### WORK ORDER
Read the lines of the data below and retrieve those with "long".

Records from a dataset
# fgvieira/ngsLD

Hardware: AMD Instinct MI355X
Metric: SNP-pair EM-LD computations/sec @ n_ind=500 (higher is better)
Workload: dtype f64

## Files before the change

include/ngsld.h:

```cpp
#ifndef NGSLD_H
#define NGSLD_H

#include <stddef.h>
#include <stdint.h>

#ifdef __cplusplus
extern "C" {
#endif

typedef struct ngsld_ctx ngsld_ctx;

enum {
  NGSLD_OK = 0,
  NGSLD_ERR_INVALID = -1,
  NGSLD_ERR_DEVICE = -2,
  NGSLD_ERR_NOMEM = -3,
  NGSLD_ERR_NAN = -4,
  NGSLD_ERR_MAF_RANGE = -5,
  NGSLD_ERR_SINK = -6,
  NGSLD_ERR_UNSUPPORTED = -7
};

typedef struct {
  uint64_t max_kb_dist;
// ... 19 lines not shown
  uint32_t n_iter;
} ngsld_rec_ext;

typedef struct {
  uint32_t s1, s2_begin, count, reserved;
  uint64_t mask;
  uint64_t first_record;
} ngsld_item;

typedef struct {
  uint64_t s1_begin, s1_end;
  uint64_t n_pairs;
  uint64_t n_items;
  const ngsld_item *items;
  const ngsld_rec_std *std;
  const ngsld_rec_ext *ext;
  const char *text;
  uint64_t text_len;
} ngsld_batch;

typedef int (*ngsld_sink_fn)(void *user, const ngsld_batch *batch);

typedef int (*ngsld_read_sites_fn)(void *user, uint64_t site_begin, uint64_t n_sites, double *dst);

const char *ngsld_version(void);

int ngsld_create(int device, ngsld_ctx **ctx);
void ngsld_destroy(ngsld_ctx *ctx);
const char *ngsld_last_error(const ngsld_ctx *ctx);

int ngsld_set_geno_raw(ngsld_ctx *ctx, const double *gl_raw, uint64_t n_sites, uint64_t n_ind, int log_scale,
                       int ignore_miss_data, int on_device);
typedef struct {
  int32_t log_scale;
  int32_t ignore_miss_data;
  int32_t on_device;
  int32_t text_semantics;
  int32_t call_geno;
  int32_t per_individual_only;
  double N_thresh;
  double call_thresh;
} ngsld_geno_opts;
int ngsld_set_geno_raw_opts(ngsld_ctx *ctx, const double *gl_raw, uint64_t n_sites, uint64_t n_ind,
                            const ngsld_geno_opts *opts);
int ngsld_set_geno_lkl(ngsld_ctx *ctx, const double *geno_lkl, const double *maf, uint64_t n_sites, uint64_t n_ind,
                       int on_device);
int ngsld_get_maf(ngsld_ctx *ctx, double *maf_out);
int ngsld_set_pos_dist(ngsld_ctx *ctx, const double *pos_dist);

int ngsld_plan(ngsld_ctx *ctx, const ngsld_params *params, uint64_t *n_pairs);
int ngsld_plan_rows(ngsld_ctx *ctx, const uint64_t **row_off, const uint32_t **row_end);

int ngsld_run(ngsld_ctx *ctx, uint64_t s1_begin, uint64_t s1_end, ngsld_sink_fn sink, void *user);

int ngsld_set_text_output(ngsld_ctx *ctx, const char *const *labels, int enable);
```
--
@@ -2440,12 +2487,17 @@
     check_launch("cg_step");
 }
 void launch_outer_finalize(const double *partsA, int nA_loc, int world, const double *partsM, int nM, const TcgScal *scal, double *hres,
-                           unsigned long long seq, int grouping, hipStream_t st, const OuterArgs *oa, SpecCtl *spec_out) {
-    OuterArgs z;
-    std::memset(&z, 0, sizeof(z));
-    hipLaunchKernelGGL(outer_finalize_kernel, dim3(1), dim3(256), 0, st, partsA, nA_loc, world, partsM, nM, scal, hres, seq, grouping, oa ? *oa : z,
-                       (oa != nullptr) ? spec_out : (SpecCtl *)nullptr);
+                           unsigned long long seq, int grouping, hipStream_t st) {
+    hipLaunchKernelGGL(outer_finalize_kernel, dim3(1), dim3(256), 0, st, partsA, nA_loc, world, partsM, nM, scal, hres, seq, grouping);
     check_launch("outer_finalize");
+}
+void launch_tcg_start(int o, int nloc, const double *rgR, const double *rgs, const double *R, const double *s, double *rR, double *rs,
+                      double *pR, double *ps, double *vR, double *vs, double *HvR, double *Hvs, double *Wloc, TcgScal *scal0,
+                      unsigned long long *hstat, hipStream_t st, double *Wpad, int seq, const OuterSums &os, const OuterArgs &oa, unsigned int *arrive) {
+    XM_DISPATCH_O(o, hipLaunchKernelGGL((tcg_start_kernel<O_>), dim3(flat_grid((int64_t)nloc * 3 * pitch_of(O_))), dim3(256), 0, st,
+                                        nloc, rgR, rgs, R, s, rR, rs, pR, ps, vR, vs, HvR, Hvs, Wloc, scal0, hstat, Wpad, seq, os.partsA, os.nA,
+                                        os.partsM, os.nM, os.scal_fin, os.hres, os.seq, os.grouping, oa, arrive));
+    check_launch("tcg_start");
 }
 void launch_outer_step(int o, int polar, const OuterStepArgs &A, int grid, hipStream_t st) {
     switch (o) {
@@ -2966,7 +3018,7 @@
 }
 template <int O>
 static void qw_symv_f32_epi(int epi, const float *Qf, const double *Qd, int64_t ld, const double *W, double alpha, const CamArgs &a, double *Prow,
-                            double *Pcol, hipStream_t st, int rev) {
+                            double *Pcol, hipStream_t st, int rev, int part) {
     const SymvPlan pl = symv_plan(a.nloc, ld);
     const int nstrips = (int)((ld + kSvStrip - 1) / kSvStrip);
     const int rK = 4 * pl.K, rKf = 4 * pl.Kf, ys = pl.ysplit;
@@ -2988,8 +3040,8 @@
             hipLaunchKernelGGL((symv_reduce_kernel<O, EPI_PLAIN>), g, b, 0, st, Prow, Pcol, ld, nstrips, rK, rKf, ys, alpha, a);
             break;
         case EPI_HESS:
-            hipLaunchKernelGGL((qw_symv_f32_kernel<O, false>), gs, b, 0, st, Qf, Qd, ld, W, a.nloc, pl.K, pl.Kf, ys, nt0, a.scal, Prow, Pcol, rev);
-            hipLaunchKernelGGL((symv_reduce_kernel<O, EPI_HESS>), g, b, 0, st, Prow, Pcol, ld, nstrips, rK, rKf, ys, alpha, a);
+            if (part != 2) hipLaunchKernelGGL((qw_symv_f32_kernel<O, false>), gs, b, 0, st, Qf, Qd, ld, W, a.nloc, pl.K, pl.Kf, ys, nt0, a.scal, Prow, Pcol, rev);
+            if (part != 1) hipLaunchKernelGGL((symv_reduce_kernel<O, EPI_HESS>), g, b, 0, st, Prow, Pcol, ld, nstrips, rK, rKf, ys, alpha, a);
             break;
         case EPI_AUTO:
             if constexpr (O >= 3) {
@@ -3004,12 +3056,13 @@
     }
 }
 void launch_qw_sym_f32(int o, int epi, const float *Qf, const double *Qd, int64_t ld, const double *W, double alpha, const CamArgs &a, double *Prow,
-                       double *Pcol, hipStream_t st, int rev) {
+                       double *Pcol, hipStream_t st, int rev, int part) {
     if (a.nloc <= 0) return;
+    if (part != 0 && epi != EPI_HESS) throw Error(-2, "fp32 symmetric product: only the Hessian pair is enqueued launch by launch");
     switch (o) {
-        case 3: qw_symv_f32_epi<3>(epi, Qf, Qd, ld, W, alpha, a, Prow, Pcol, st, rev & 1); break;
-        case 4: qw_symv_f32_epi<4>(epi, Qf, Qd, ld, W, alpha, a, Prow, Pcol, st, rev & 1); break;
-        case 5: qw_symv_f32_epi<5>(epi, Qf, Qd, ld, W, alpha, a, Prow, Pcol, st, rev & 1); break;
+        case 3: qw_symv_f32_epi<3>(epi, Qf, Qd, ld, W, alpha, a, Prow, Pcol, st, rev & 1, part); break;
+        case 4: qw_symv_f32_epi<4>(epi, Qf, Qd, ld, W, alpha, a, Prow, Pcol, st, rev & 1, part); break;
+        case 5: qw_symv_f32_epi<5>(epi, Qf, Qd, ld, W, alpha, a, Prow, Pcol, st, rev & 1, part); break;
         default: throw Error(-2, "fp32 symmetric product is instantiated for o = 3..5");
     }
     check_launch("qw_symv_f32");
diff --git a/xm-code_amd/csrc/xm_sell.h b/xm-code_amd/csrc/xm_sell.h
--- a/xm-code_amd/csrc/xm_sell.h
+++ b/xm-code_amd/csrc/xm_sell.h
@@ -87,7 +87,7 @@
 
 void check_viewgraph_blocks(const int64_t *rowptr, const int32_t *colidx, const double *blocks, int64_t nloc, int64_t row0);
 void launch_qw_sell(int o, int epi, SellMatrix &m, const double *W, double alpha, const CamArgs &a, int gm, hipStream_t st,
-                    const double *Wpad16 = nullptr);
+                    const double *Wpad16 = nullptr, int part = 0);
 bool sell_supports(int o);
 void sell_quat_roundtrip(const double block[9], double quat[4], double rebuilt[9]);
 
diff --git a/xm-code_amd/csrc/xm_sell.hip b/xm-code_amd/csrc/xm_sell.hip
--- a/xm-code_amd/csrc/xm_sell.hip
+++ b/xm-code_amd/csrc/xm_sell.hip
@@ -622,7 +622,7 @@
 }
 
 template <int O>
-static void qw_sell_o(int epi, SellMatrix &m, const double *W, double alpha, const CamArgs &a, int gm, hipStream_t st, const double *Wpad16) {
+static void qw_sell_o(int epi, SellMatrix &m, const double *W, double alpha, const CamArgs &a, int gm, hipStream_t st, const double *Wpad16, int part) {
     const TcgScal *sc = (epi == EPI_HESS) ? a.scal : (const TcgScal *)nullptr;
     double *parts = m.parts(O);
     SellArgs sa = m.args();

### EXPECTED OUTPUT
-                           unsigned long long seq, int grouping, hipStream_t st, const OuterArgs *oa, SpecCtl *spec_out) {
+                           unsigned long long seq, int grouping, hipStream_t st) {
+                      unsigned long long *hstat, hipStream_t st, double *Wpad, int seq, const OuterSums &os, const OuterArgs &oa, unsigned int *arrive) {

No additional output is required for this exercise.